= PROBLEM DETAILS =
Give the number of lines in the data below that contain "nullptr", with no other words.

(Collected data)
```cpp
int mrfp_affine_bwd(const void* dy, const void* x, const void* y, void* dx, void* dres, int dtype, int64_t B,
                    int64_t Ho, int64_t Wo, int64_t C, int64_t Hs, int64_t Ws, const int32_t* invH, const int32_t* invW,
                    const float* P, const float* Q, const float* R, const float* fA, const float* fS, int coef_per_image,
                    void* stream) {
    MRFP_CHECK(!fA == !fS, "affine_bwd: fA and fS go together");
    MRFP_CHECK(dy && dx && B > 0 && Ho > 0 && Wo > 0 && C > 0 && Hs > 0 && Ws > 0, "affine_bwd: bad arguments");
    MRFP_CHECK((invH && invW) || (Hs == Ho && Ws == Wo), "affine_bwd: resize geometry without inverse tables");
    MRFP_CHECK(!dres || (!invH && !invW), "affine_bwd: dres is not supported behind a resize");
    hipStream_t st = (hipStream_t)stream;
    return by_dtype(dtype, "affine_bwd", [&](auto t) {
        using T = typename decltype(t)::type;
        return launch_affine_bwd<T>(dy, x, y, dx, dres, B, Ho, Wo, C, Hs, Ws, invH, invW, P, Q, R, fA, fS, coef_per_image, st);
    });
}

int mrfp_affine_fwd_relu_mask(const void* x, const void* res, void* y, void* mask, int dtype, int64_t B, int64_t H, int64_t W,
                              int64_t C, const float* A, const float* S, int coef_per_image, void* stream) {
    MRFP_CHECK(x && y && mask && A && S && B > 0 && H > 0 && W > 0 && C > 0 && (C & 7) == 0, "affine_fwd_relu_mask: bad arguments");
    hipStream_t st = (hipStream_t)stream;
    return by_dtype16(dtype, "affine_fwd_relu_mask", [&](auto t) {
        using T = typename decltype(t)::type;
        return launch_affine_fwd<T>(x, res, y, B, H, W, C, H, W, nullptr, nullptr, A, S, coef_per_image, 1, st, (uint8_t*)mask);
    });
}

int mrfp_affine_bwd_mask(const void* dy, const void* x, const void* mask, void* dx, void* dres, int dtype, int64_t B, int64_t H,
                         int64_t W, int64_t C, const float* P, const float* Q, const float* R, int coef_per_image, void* stream) {
    MRFP_CHECK(dy && dx && mask && B > 0 && H > 0 && W > 0 && C > 0 && (C & 7) == 0, "affine_bwd_mask: bad arguments");
    hipStream_t st = (hipStream_t)stream;
    return by_dtype16(dtype, "affine_bwd_mask", [&](auto t) {
        using T = typename decltype(t)::type;
        return launch_affine_bwd<T>(dy, x, mask, dx, dres, B, H, W, C, H, W, nullptr, nullptr, P, Q, R, nullptr, nullptr, coef_per_image, st, true);
    });
}

int mrfp_copy_channels(const void* src, void* dst, int dtype, int64_t npix, int64_t C, int64_t ld_src, int64_t c0_src,
                       int64_t ld_dst, int64_t c0_dst, void* stream) {
    MRFP_CHECK(src && dst && npix > 0 && C > 0 && c0_src >= 0 && c0_dst >= 0 && c0_src + C <= ld_src && c0_dst + C <= ld_dst,
               "copy_channels: bad arguments");
    hipStream_t st = (hipStream_t)stream;
    return by_dtype(dtype, "copy_channels", [&](auto t) {
        using T = typename decltype(t)::type;
        return launch_copy_channels<T>(src, dst, npix, C, ld_src, c0_src, ld_dst, c0_dst, st);
    });
}

int mrfp_add(const void* a, const void* b, void* y, int dtype, int64_t n, void* stream) {
    MRFP_CHECK(a && b && y && n > 0, "add: bad arguments");
    hipStream_t st = (hipStream_t)stream;
    return by_dtype(dtype, "add", [&](auto t) {
        using T = typename decltype(t)::type;
        return launch_add<T>(a, b, y, n, st);
    });
}

}
```

### mrfp_amd/csrc/common.hpp

```cpp
#pragma once
#include <hip/hip_runtime.h>
#include <hip/hip_bf16.h>
#include <stdint.h>
#include <stdio.h>
#include <stdarg.h>
#include <stdlib.h>
#include <type_traits>
#include "../../include/mrfp_hip.h"

namespace mrfp {

void set_error(const char* fmt, ...);

#define MRFP_CHECK(cond, ...)                      \
    do {                                           \
        if (!(cond)) {                             \
            ::mrfp::set_error(__VA_ARGS__);        \
            return -1;                             \
        }                                          \
    } while (0)

#define MRFP_LAUNCH_CHECK()                                                   \
    do {                                                                      \
        hipError_t e__ = hipGetLastError();                                   \
        if (e__ != hipSuccess) {                                              \
            ::mrfp::set_error("%s:%d launch failed: %s", __FILE__, __LINE__,  \
                              hipGetErrorString(e__));                        \
            return -2;                                                        \
        }                                                                     \
    } while (0)

typedef __hip_bfloat16 bf16;
typedef _Float16 f16;

__device__ __forceinline__ float to_f(float v) { return v; }
__device__ __forceinline__ float to_f(bf16 v) { return __bfloat162float(v); }
__device__ __forceinline__ float to_f(f16 v) { return (float)v; }
template <typename T> __device__ __forceinline__ T from_f(float v);
template <> __device__ __forceinline__ float from_f<float>(float v) { return v; }
template <> __device__ __forceinline__ bf16 from_f<bf16>(float v) { return __float2bfloat16(v); }
template <> __device__ __forceinline__ f16 from_f<f16>(float v) { return (f16)v; }
template <int ACT> __device__ __forceinline__ float act_f(float v) {
    if constexpr (ACT == 1) return fmaxf(v, 0.f);
    else if constexpr (ACT == 2) return fminf(fmaxf(v, 0.f), 6.f);
    else return v;
}

template <typename T, int VEC> struct alignas(sizeof(T) * VEC) VecT { T v[VEC]; };

template <typename T> struct FullVec { static constexpr int value = 16 / sizeof(T); };

template <typename T, int VEC>
__device__ __forceinline__ void load_f(const T* p, float (&out)[VEC]) {
    VecT<T, VEC> t = *reinterpret_cast<const VecT<T, VEC>*>(p);
#pragma unroll
    for (int i = 0; i < VEC; ++i) out[i] = to_f(t.v[i]);
}
template <typename T, int VEC>
__device__ __forceinline__ void store_f(T* p, const float (&in)[VEC]) {
    VecT<T, VEC> t;
#pragma unroll
    for (int i = 0; i < VEC; ++i) t.v[i] = from_f<T>(in[i]);
    *reinterpret_cast<VecT<T, VEC>*>(p) = t;
}
template <typename T, int VEC>
__device__ __forceinline__ VecT<T, VEC> load_raw(const T* p) { return *reinterpret_cast<const VecT<T, VEC>*>(p); }
#ifndef MRFP_NT
#define MRFP_NT 1
#endif
template <typename T, int VEC>
__device__ __forceinline__ VecT<T, VEC> load_raw_nt(const T* p) {
    if constexpr (MRFP_NT != 0 && sizeof(T) * VEC == 16) {
        typedef unsigned __attribute__((ext_vector_type(4))) nt_u32x4;
        const nt_u32x4 v = __builtin_nontemporal_load(reinterpret_cast<const nt_u32x4*>(p));
        return __builtin_bit_cast(VecT<T, VEC>, v);
    } else {
        return *reinterpret_cast<const VecT<T, VEC>*>(p);
    }
}
template <typename T, int VEC>
__device__ __forceinline__ void cvt_f(const VecT<T, VEC>& t, float (&out)[VEC]) {
#pragma unroll
    for (int i = 0; i < VEC; ++i) out[i] = to_f(t.v[i]);
}

template <int VEC>
__device__ __forceinline__ void load_coef(const float* p, float (&out)[VEC]) {
    VecT<float, VEC> t = *reinterpret_cast<const VecT<float, VEC>*>(p);
#pragma unroll
    for (int i = 0; i < VEC; ++i) out[i] = t.v[i];
}

__device__ __forceinline__ float wave_sum(float v) {
#pragma unroll
    for (int o = 32; o > 0; o >>= 1) v += __shfl_xor(v, o, 64);
    return v;
}
__device__ __forceinline__ double wave_sum(double v) {
#pragma unroll
    for (int o = 32; o > 0; o >>= 1) v += __shfl_xor(v, o, 64);
    return v;
}

struct RowGeom {
    int B, Ho, Wo, C, Hs, Ws;
    const int32_t* tabH;
    const int32_t* tabW;
};

constexpr int kThreads = 256;
constexpr int kCUs = 256;

struct Lanes {
    int lpr;
    int colthreads;
    int rowthreads;
};
__host__ __device__ inline Lanes make_lanes(int C, int VEC) {
    Lanes l;
    l.lpr = C / VEC;
    l.colthreads = l.lpr < kThreads ? l.lpr : kThreads;
    l.rowthreads = kThreads / l.colthreads;
    return l;
}

inline bool aligned16(const void* p) { return (reinterpret_cast<uintptr_t>(p) & 15) == 0; }

inline int env_switch(const char* name, int dflt) {
    const char* e = getenv(name);
    return e ? atoi(e) : dflt;
}

template <typename T> inline int pick_vec(int64_t C) {
    const int full = FullVec<T>::value;
    return (C % full == 0) ? full : 1;
}

template <typename T> struct Tag { using type = T; };
template <int V> using Int = std::integral_constant<int, V>;

inline bool dtype_known(int dtype) { return dtype == MRFP_F32 || dtype == MRFP_BF16 || dtype == MRFP_F16; }
inline int dtype_bytes(int dtype) { return dtype == MRFP_F32 ? 4 : 2; }

template <typename F> inline int by_dtype16(int dtype, const char* who, F&& f) {
    if (dtype == MRFP_BF16) return f(Tag<bf16>{});
    if (dtype == MRFP_F16) return f(Tag<f16>{});
    MRFP_CHECK(false, "%s: 16-bit activations only (dtype %d)", who, dtype);
}
template <typename F> inline int by_dtype(int dtype, const char* who, F&& f) {
    if (dtype == MRFP_F32) return f(Tag<float>{});
    if (dtype == MRFP_BF16) return f(Tag<bf16>{});
    if (dtype == MRFP_F16) return f(Tag<f16>{});
    MRFP_CHECK(false, "%s: unknown dtype %d", who, dtype);
}

#define MRFP_LAUNCH_VEC(vec, KFULL, KONE, grid, st, ...)                                \
    do {                                                                                \
        if (vec) hipLaunchKernelGGL(KFULL, grid, dim3(kThreads), 0, st, __VA_ARGS__);   \
        else hipLaunchKernelGGL(KONE, grid, dim3(kThreads), 0, st, __VA_ARGS__);        \
        MRFP_LAUNCH_CHECK();                                                            \
    } while (0)
#define MRFP_DISPATCH_VEC(T, C, ok, KERNEL, grid, st, ...) \
    MRFP_LAUNCH_VEC(pick_vec<T>(C) > 1 && (ok), (KERNEL<T, FullVec<T>::value>), (KERNEL<T, 1>), grid, st, __VA_ARGS__)

inline int lines_per_image(int64_t B, int64_t Ho) {
    static const int set = env_switch("MRFP_ROW_BLOCKS", 2048);
    const int total = set < 64 ? 2048 : set;
    int64_t cap = total / (B > 0 ? B : 1);
    if (cap < 1) cap = 1;
    if (Ho <= cap) return (int)Ho;
    const int64_t per = (Ho + cap - 1) / cap;
    return (int)((Ho + per - 1) / per);
}

}
```

### mrfp_amd/csrc/resize_pool.hip

```cpp
#include "common.hpp"

namespace mrfp {
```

= ANSWER FOR THIS EXERCISE =
2